THE DATA:
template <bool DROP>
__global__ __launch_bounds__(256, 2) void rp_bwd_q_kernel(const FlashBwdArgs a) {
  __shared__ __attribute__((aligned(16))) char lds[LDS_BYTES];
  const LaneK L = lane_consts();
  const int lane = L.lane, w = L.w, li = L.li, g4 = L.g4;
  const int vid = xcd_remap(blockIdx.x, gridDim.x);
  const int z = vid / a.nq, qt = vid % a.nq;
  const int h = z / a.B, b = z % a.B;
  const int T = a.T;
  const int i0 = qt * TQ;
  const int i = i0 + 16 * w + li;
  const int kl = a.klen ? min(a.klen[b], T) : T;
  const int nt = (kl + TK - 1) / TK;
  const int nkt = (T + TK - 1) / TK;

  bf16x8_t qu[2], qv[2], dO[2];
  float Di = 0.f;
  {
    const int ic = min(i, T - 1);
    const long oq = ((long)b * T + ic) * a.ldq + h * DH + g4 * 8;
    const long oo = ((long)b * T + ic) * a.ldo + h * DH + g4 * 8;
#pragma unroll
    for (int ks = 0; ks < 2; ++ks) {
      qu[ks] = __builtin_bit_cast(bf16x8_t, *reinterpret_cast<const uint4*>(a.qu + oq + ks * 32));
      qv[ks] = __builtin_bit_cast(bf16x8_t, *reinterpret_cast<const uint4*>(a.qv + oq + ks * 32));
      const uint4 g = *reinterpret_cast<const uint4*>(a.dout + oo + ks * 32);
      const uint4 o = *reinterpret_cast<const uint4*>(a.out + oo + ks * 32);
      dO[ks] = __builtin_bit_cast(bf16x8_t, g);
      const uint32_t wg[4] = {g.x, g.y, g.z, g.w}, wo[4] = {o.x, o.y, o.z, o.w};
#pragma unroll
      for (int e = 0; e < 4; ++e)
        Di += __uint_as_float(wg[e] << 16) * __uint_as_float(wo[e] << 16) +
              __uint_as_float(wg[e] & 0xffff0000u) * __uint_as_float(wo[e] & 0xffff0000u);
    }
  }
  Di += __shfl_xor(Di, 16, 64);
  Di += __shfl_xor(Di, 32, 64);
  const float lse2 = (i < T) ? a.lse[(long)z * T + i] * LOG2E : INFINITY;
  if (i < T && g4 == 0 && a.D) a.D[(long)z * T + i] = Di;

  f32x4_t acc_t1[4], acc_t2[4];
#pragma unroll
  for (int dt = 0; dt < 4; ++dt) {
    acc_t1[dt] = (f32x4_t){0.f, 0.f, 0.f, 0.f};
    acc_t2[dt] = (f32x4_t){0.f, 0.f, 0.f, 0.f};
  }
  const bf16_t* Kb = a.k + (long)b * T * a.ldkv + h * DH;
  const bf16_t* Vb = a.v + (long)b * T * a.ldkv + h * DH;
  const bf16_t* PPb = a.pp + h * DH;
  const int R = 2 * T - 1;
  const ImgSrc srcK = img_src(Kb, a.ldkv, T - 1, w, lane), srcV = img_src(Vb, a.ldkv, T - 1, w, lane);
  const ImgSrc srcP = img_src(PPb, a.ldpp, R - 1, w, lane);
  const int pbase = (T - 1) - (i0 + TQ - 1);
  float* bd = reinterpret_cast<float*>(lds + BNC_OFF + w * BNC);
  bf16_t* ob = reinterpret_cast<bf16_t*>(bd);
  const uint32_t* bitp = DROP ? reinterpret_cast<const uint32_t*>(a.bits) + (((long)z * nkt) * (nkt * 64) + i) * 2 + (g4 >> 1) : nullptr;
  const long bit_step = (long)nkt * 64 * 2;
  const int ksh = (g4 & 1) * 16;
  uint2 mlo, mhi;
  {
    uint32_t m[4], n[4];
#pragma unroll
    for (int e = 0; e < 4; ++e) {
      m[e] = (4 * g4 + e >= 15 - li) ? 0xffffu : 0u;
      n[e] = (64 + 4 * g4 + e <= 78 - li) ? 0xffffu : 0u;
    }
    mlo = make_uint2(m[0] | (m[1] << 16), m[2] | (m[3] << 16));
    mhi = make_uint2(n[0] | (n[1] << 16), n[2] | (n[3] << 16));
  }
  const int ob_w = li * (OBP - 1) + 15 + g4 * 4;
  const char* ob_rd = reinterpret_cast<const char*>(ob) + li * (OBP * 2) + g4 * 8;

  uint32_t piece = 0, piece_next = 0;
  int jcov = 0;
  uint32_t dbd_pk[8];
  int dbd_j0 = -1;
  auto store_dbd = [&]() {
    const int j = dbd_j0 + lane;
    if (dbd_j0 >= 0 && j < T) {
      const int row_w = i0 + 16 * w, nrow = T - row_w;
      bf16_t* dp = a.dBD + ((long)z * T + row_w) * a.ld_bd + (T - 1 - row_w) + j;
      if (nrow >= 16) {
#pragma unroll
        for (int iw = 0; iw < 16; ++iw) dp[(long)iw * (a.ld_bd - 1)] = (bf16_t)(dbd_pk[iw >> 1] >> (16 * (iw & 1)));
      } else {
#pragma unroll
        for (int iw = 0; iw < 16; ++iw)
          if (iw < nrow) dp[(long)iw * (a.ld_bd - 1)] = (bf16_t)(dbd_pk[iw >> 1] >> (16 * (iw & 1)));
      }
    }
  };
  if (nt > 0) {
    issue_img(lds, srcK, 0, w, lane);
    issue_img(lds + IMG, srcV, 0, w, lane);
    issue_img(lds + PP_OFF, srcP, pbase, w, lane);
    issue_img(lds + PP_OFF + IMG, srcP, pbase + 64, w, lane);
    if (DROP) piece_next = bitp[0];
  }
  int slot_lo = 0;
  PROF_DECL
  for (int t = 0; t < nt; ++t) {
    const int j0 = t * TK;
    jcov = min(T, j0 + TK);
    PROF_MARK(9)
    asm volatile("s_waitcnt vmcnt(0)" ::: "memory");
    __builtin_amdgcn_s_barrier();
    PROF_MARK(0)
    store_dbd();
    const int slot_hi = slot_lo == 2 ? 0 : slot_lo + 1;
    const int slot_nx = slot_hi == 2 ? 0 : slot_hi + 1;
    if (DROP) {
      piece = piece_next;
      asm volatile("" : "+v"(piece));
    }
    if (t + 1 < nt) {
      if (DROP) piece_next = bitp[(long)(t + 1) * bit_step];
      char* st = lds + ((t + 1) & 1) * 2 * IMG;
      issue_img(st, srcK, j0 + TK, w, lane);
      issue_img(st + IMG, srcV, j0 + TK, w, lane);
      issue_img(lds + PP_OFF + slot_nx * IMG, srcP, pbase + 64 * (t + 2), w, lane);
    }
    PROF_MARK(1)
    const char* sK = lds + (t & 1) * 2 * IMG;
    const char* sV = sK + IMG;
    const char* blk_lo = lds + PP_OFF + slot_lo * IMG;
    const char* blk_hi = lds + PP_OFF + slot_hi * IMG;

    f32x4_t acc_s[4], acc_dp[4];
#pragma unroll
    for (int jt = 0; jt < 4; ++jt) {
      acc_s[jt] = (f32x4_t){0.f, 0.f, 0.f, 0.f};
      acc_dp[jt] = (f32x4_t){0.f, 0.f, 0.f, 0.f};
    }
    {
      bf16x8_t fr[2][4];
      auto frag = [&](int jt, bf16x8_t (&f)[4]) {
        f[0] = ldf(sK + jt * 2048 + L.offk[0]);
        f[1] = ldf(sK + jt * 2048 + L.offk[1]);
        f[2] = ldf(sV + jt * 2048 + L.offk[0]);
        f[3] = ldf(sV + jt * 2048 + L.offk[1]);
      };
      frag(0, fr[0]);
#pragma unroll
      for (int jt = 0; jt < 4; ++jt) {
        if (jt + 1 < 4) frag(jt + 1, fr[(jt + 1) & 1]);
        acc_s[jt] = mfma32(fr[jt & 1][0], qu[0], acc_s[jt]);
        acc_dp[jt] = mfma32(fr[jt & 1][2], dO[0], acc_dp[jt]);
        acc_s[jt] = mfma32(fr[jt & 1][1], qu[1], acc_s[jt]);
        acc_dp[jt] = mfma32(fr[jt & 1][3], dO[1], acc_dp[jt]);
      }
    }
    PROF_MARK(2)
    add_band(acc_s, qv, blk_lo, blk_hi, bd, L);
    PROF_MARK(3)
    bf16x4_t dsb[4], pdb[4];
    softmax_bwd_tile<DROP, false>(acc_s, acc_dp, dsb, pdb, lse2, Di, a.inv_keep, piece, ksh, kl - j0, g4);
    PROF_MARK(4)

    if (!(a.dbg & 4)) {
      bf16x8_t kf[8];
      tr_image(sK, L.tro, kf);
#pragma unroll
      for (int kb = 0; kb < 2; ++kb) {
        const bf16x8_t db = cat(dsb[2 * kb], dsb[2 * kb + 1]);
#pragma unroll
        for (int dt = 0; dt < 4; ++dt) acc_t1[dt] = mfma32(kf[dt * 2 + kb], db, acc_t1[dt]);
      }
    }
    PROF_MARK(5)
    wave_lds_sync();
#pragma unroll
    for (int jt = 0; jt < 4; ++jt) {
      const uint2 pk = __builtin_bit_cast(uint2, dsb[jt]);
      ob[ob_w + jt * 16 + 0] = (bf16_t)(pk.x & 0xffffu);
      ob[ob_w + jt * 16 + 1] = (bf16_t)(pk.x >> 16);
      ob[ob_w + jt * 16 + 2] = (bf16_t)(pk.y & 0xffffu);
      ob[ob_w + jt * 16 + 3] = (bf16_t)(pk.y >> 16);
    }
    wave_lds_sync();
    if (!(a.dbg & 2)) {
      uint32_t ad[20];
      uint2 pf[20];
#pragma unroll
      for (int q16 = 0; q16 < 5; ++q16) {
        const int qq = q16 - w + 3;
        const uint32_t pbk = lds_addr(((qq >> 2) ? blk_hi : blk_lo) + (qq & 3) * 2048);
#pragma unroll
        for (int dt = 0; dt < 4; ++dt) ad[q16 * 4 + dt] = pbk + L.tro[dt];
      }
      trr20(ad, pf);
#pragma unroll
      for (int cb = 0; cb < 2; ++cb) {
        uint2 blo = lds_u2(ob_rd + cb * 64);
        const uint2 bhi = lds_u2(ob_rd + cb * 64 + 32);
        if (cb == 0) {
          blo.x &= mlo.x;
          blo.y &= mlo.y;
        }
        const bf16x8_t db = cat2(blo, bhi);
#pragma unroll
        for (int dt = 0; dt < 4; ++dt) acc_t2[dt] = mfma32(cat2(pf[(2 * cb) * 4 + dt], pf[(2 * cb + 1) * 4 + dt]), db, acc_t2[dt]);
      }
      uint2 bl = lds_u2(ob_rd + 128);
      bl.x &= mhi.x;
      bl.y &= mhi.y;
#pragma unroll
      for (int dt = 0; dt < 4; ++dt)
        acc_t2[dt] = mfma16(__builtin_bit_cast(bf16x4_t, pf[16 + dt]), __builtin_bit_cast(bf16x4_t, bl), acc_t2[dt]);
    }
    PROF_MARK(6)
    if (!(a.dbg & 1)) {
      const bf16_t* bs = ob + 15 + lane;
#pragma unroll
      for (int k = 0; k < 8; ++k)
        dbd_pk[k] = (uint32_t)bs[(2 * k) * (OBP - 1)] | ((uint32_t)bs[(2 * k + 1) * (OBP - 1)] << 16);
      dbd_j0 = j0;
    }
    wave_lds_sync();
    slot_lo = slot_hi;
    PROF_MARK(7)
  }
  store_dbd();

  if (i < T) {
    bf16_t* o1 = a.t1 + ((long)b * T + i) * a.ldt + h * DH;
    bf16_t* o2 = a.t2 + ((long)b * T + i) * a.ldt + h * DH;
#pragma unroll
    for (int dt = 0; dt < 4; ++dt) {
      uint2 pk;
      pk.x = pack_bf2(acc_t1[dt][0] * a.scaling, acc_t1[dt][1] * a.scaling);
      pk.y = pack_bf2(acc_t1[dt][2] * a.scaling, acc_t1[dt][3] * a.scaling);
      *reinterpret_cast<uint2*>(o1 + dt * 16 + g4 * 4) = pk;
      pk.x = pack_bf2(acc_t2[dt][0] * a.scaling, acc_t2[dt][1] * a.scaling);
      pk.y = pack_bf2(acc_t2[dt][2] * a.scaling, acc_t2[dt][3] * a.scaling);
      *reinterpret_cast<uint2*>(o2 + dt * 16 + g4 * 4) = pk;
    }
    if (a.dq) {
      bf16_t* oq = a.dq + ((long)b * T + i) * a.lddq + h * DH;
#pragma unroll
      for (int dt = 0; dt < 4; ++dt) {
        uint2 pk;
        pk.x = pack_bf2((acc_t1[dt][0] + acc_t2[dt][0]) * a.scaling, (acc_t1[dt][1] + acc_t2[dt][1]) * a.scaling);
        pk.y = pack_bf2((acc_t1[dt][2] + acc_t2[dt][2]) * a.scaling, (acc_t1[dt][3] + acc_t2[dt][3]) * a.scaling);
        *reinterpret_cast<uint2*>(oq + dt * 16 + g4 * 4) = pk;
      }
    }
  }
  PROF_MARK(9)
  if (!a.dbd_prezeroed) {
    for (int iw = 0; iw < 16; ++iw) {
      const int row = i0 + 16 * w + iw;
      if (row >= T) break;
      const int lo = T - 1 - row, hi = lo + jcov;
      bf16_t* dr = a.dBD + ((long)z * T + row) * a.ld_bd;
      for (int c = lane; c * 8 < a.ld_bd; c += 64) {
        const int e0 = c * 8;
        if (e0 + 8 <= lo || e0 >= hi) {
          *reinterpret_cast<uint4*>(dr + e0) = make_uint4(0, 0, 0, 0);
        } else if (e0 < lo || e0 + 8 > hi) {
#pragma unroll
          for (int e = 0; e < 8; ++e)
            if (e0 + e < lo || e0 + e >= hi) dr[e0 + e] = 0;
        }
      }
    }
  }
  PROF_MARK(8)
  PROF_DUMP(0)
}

ACTIVITY: Search the entries above for lines containing the word "nrow", and copy each one.

TASK OUTPUT:
      const int row_w = i0 + 16 * w, nrow = T - row_w;
      if (nrow >= 16) {
          if (iw < nrow) dp[(long)iw * (a.ld_bd - 1)] = (bf16_t)(dbd_pk[iw >> 1] >> (16 * (iw & 1)));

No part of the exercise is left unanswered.